Is it comedy or tragedy? Is a funeral funny? You be the judge. As four friends chat over dinner get to talking about how stories can be funny or tragic, the two playwrights (Larry Pine, Wallace Shawn) take turns spinning the same yarn. Woody creates two versions of the same story about Melinda (Radha Mitchell), a draggled woman with baggage. In the tragic story, she drops in unannounced on a childhood friends’ dinner party of a Park Avenue couple (Chloe Sevigny, Jonny Lee Miller). Bored and high-strung, she expects to start her life anew. The lighter comic one finds the offbeat Melinda, having overdosed on pills, busting in on another dinner party of an out-of-work actor Hobie (Will Ferrell) and his indie-film director wife (Amanda Peet), who are in a passionless marriage. Josh Brolin co-stars as a charming, well-off dentist that gets set up with Melinda, while Hobie gets jealous. 

“Melinda and Melinda” has an interesting setup with parallels and opposites connecting both stories, somewhat treading water, but the tragic story is the least interesting of the two with too many self-involved characters. 

Mitchell is the reason to even see “M and M,” as she capably handles the rival tones and plays Melinda with more than one note.
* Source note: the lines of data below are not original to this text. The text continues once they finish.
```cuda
static int gram_tc_run(const double *X, int64_t ldx, const double *Y, int64_t ldy, int32_t n_y, int64_t T,
                       int32_t C, const int32_t *colE, const int32_t *colS, const int32_t *colS_host,
                       int32_t n_sets, const int64_t *set_rows_host, const int64_t *rows, int32_t n_out,
                       const int32_t *member_host, double *G, int64_t ldg, void *workspace, size_t workspace_bytes,
                       int32_t use_check_gemm, void *stream, const double *rs, int stage, const sglm_lag_design *lag) {
    const int n_aug = C + n_y + 1;
    SGLM_CHECK_ARG(T >= 0 && C >= 0 && n_y >= 0 && n_sets >= 1 && ldx >= C && ldy >= n_y && ldg >= n_aug, SGLM_E_SHAPE,
                   "gram_tc: bad shape");
    SGLM_CHECK_ARG(colE && colS && colS_host && set_rows_host && rows && G && workspace, SGLM_E_INVALID_ARG,
                   "gram_tc: null pointer");
    SGLM_CHECK_ARG(((uintptr_t)workspace & 1023) == 0, SGLM_E_ALIGN, "gram_tc: workspace must be 1024-byte aligned");
    TcPlan p;
    tc_make_plan(n_aug, colS_host, n_sets, (const long long *)set_rows_host, p);
    const TcLayout L = tc_layout(p, n_out);
    SGLM_CHECK_ARG(workspace_bytes >= L.total, SGLM_E_WORKSPACE, "gram_tc: workspace too small (%zu < %zu)",
                   workspace_bytes, L.total);
    SGLM_CHECK_ARG(p.n_pos < 0x7fffffffLL && p.S < 0x7fffffffLL, SGLM_E_SHAPE, "gram_tc: problem too large");
    cudaStream_t st = (cudaStream_t)stream;
    char *ws = (char *)workspace;
    int8_t *At = (int8_t *)(ws + L.off_at);
    long long *SG = (long long *)(ws + L.off_sg);
    int *d_plane = (int *)(ws + L.off_plane);
    int2 *d_tiles = (int2 *)(ws + L.off_tiles);
    TcSeg *d_segs = (TcSeg *)(ws + L.off_segs);
    if (stage != 2) {
        long long covered = 0;
        for (int k = 1; k <= TC_SMAX; ++k) {
            const long long lo = (long long)p.level_off[k] + p.level_cnt[k];
            const long long hi = (long long)p.level_off[k] + ((long long)p.level_cnt[k] + 255) / 256 * 256;
            if (hi > lo) SGLM_CUDA_OK(cudaMemsetAsync(At + lo * p.n_pos, 0, (size_t)(hi - lo) * p.n_pos, st));
            covered = std::max(covered, hi);
        }
        if (p.S > covered) SGLM_CUDA_OK(cudaMemsetAsync(At + covered * p.n_pos, 0, (size_t)(p.S - covered) * p.n_pos, st));
    }
    if (stage != 2) {
        SGLM_CUDA_OK(cudaMemcpyAsync(d_plane, p.plane_row.data(), p.plane_row.size() * sizeof(int), cudaMemcpyHostToDevice, st));
        SGLM_CUDA_OK(cudaMemcpyAsync(d_tiles, p.tiles.data(), p.tiles.size() * sizeof(int2), cudaMemcpyHostToDevice, st));
        SGLM_CUDA_OK(cudaMemcpyAsync(ws + L.off_pairs, p.pairs.data(), p.pairs.size() * sizeof(int2), cudaMemcpyHostToDevice, st));
        SGLM_CUDA_OK(cudaMemcpyAsync(d_segs, p.segs.data(), p.segs.size() * sizeof(TcSeg), cudaMemcpyHostToDevice, st));
    }
    long long *SGout = (long long *)(ws + L.off_sgout);
    int *d_member = (int *)(ws + L.off_member);
    if (stage == 2) {
        SGLM_CUDA_OK(cudaMemcpyAsync(d_plane, p.plane_row.data(), p.plane_row.size() * sizeof(int), cudaMemcpyHostToDevice, st));
        SGLM_CUDA_OK(cudaStreamSynchronize(st));
        const long long *SGfin2 = n_out > 0 ? SGout : SG;
        const int n_fin2 = n_out > 0 ? n_out : n_sets;
        dim3 cgrid2((unsigned)std::min(ceil_div(n_aug, 256), 32), (unsigned)n_aug, (unsigned)n_fin2);
        tc_combine_kernel<<<cgrid2, 256, 0, st>>>(SGfin2, p.S, colE, colS, d_plane, n_aug, G, ldg);
        SGLM_LAUNCH_OK("tc_combine_kernel");
        return SGLM_OK;
    }
    if (n_out > 0)
        SGLM_CUDA_OK(cudaMemcpyAsync(d_member, member_host, (size_t)n_out * n_sets * sizeof(int), cudaMemcpyHostToDevice, st));
    TcLagLayout LL = {};
    std::vector<int> bplane;
    std::vector<int2> lag_map;
    if (lag) {
        SGLM_CHECK_ARG(rs == nullptr, SGLM_E_UNSUPPORTED, "gram_tc: row scales are not supported for lag designs");
        SGLM_CHECK_ARG(lag->base && lag->src_host && lag->off_host && lag->baseE && lag->baseS && lag->baseS_host &&
                       lag->P > 0 && lag->ldb >= lag->P && lag->n_u >= T, SGLM_E_INVALID_ARG, "gram_tc: bad lag design");
        int nb = 0;
        tc_lag_base_planes(lag->P, lag->baseS_host, bplane, nb);
        LL = tc_lag_layout(L.total, nb, lag->P, lag->n_u, p.S);
        SGLM_CHECK_ARG(workspace_bytes >= LL.total, SGLM_E_WORKSPACE, "gram_tc: workspace too small for the lag design (%zu < %zu)",
                       workspace_bytes, LL.total);
        lag_map.assign((size_t)p.S, make_int2(-1, 0));
        for (int c = 0; c < C; ++c) {
            const int pc = lag->src_host[c], off = lag->off_host[c];
            SGLM_CHECK_ARG(pc >= 0 && pc < lag->P && off >= 0 && (long long)off + T <= lag->n_u, SGLM_E_INVALID_ARG,
                           "gram_tc: lag column %d reads outside the base window", c);
            for (int k = 0; k < colS_host[c]; ++k) {
                const int r = p.plane_row[(size_t)c * TC_SMAX + k], b = bplane[(size_t)pc * TC_SMAX + k];
                SGLM_CHECK_ARG(r >= 0 && b >= 0, SGLM_E_INVALID_ARG, "gram_tc: lag column %d has more planes than its base signal", c);
                lag_map[(size_t)r] = make_int2(b, off);
            }
        }
        SGLM_CUDA_OK(cudaMemcpyAsync(ws + LL.off_bplane, bplane.data(), bplane.size() * sizeof(int), cudaMemcpyHostToDevice, st));
        SGLM_CUDA_OK(cudaMemcpyAsync(ws + LL.off_map, lag_map.data(), lag_map.size() * sizeof(int2), cudaMemcpyHostToDevice, st));
    }
    SGLM_CUDA_OK(cudaStreamSynchronize(st));

    if (lag) {
        int8_t *Bt = (int8_t *)(ws + LL.off_bt);
        dim3 bgrid((unsigned)(LL.ld_bt / 128), (unsigned)ceil_div(lag->P + 1, 32));
        tc_slice_kernel<<<bgrid, 256, 0, st>>>(lag->base, lag->ldb, nullptr, 0, lag->P, 0, nullptr, nullptr, LL.ld_bt, lag->baseE,
                                               lag->baseS, (const int *)(ws + LL.off_bplane), Bt, LL.ld_bt, lag->n_u);
        SGLM_LAUNCH_OK("tc_slice_kernel(base)");
        dim3 egrid((unsigned)ceil_div<long long>(p.n_pos, TC_EXP_POS), (unsigned)ceil_div((int)p.S, TC_EXP_ROWS));
        tc_expand_kernel<<<egrid, 256, 0, st>>>(Bt, LL.ld_bt, (const long long *)rows, p.n_pos, (const int2 *)(ws + LL.off_map),
                                                (int)p.S, At, p.n_pos);
        SGLM_LAUNCH_OK("tc_expand_kernel");
        dim3 ygrid((unsigned)(p.n_pos / 128), (unsigned)ceil_div(n_y + 1, 32));
        tc_slice_kernel<<<ygrid, 256, 0, st>>>(nullptr, 0, Y, ldy, 0, n_y, nullptr, (const long long *)rows, p.n_pos, colE + C,
                                               colS + C, d_plane + (size_t)C * TC_SMAX, At, p.n_pos, 0);
        SGLM_LAUNCH_OK("tc_slice_kernel(y)");
    } else {
    dim3 sgrid((unsigned)(p.n_pos / 128), (unsigned)ceil_div(n_aug, 32));
    tc_slice_kernel<<<sgrid, 256, 0, st>>>(X, ldx, Y, ldy, C, n_y, rs, (const long long *)rows, p.n_pos, colE, colS,
                                           d_plane, At, p.n_pos, 0);
    SGLM_LAUNCH_OK("tc_slice_kernel");
    }

    const int n_tiles = (int)p.tiles.size();
    if (n_tiles > 0) {
        tc_zero_tiles_kernel<<<dim3((unsigned)n_tiles, (unsigned)p.n_sets), 256, 0, st>>>(SG, p.S, d_tiles);
        SGLM_LAUNCH_OK("tc_zero_tiles_kernel");
    }
    if (use_check_gemm) {
        tc_gram_i8_check_kernel<<<n_tiles, 256, 0, st>>>(At, p.n_pos, d_tiles, d_segs, (int)p.segs.size(), SG, p.S);
        SGLM_LAUNCH_OK("tc_gram_i8_check_kernel");
    } else {
        PFN_encodeTiled enc = get_encode_fn();
        SGLM_CHECK_ARG(enc != nullptr, SGLM_E_CUDA, "gram_tc: cuTensorMapEncodeTiled not available");
        CUtensorMap tmap;
        const cuuint64_t gdim[2] = {(cuuint64_t)p.n_pos, (cuuint64_t)p.S};
        const cuuint64_t gstride[1] = {(cuuint64_t)p.n_pos};
        const cuuint32_t box[2] = {(cuuint32_t)TC_BK, 128};
        const cuuint32_t estr[2] = {1, 1};
        CUresult r = enc(&tmap, CU_TENSOR_MAP_DATA_TYPE_UINT8, 2, At, gdim, gstride, box, estr,
                         CU_TENSOR_MAP_INTERLEAVE_NONE, CU_TENSOR_MAP_SWIZZLE_128B, CU_TENSOR_MAP_L2_PROMOTION_L2_256B,
                         CU_TENSOR_MAP_FLOAT_OOB_FILL_NONE);
        SGLM_CHECK_ARG(r == CUDA_SUCCESS, SGLM_E_CUDA, "gram_tc: cuTensorMapEncodeTiled failed (%d)", (int)r);
        const size_t smem = 1024 + (size_t)TC_STAGES * TC_STAGE_BYTES + 256;
        SGLM_CUDA_OK(cudaFuncSetAttribute(tc_gram_i8_kernel, cudaFuncAttributeMaxDynamicSharedMemorySize, (int)smem));
        int *d_prog = (int *)(ws + L.off_prog);
        const bool lockstep = tuning_env("SGLM_TC_LOCKSTEP") != nullptr;
        const int n_pairs = (int)p.pairs.size();
        if (lockstep) SGLM_CUDA_OK(cudaMemsetAsync(d_prog, 0xff, (size_t)2 * n_pairs * p.n_parts * sizeof(int), st));
        cudaLaunchConfig_t cfg = {};
        cfg.gridDim = dim3((unsigned)(2 * n_pairs * p.n_parts));
        cfg.blockDim = dim3(TC_THREADS);
        cfg.dynamicSmemBytes = smem;
        cfg.stream = st;
        cudaLaunchAttribute at[1];
        at[0].id = cudaLaunchAttributeClusterDimension;
        at[0].val.clusterDim.x = 2; at[0].val.clusterDim.y = 1; at[0].val.clusterDim.z = 1;
        cfg.attrs = at;
        cfg.numAttrs = 1;
        SGLM_CUDA_OK(cudaLaunchKernelEx(&cfg, tc_gram_i8_kernel, tmap, (const int2 *)d_tiles, n_tiles, p.n_parts, (const TcSeg *)d_segs,
                                        (int)p.segs.size(), SG, (long long)p.S, lockstep ? d_prog : (int *)nullptr,
                                        (const int2 *)(ws + L.off_pairs), n_pairs));
        SGLM_LAUNCH_OK("tc_gram_i8_kernel");
    }
    const long long *SGfin = SG;
    int n_fin = n_sets;
    if (n_out > 0) {
        tc_cell_sum_kernel<<<sm_count() * 8, 256, 0, st>>>(SG, p.S, d_tiles, n_tiles, n_sets, d_member, n_out, SGout);
        SGLM_LAUNCH_OK("tc_cell_sum_kernel");
        SGfin = SGout;
        n_fin = n_out;
    }
    if (stage == 1) return SGLM_OK;
    dim3 cgrid((unsigned)std::min(ceil_div(n_aug, 256), 32), (unsigned)n_aug, (unsigned)n_fin);
    tc_combine_kernel<<<cgrid, 256, 0, st>>>(SGfin, p.S, colE, colS, d_plane, n_aug, G, ldg);
    SGLM_LAUNCH_OK("tc_combine_kernel");
    return SGLM_OK;
}
```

Ferrell wouldn’t be your first choice for Allen’s younger surrogate, but he’s a likably dim sadsack and nails more than less of the lines (“The Chilean sea bass lightly dusted with lime!”). Peet is also funny and natural for Allen’s style as Hobie’s all-work-no-foreplay wife, and Brooke Smith just right as a pregnant friend in the tragedy portion. 

“Melinda and Melinda” still has that old-fashioned Allen-y feel, and his written banter isn’t without wit and its tartly amusing moments. Some of the other actors don’t grow into Allen’s comic/intellectual verbal rhythm as well, coming off stilted that you can just feel the puppeteer pulling the strings.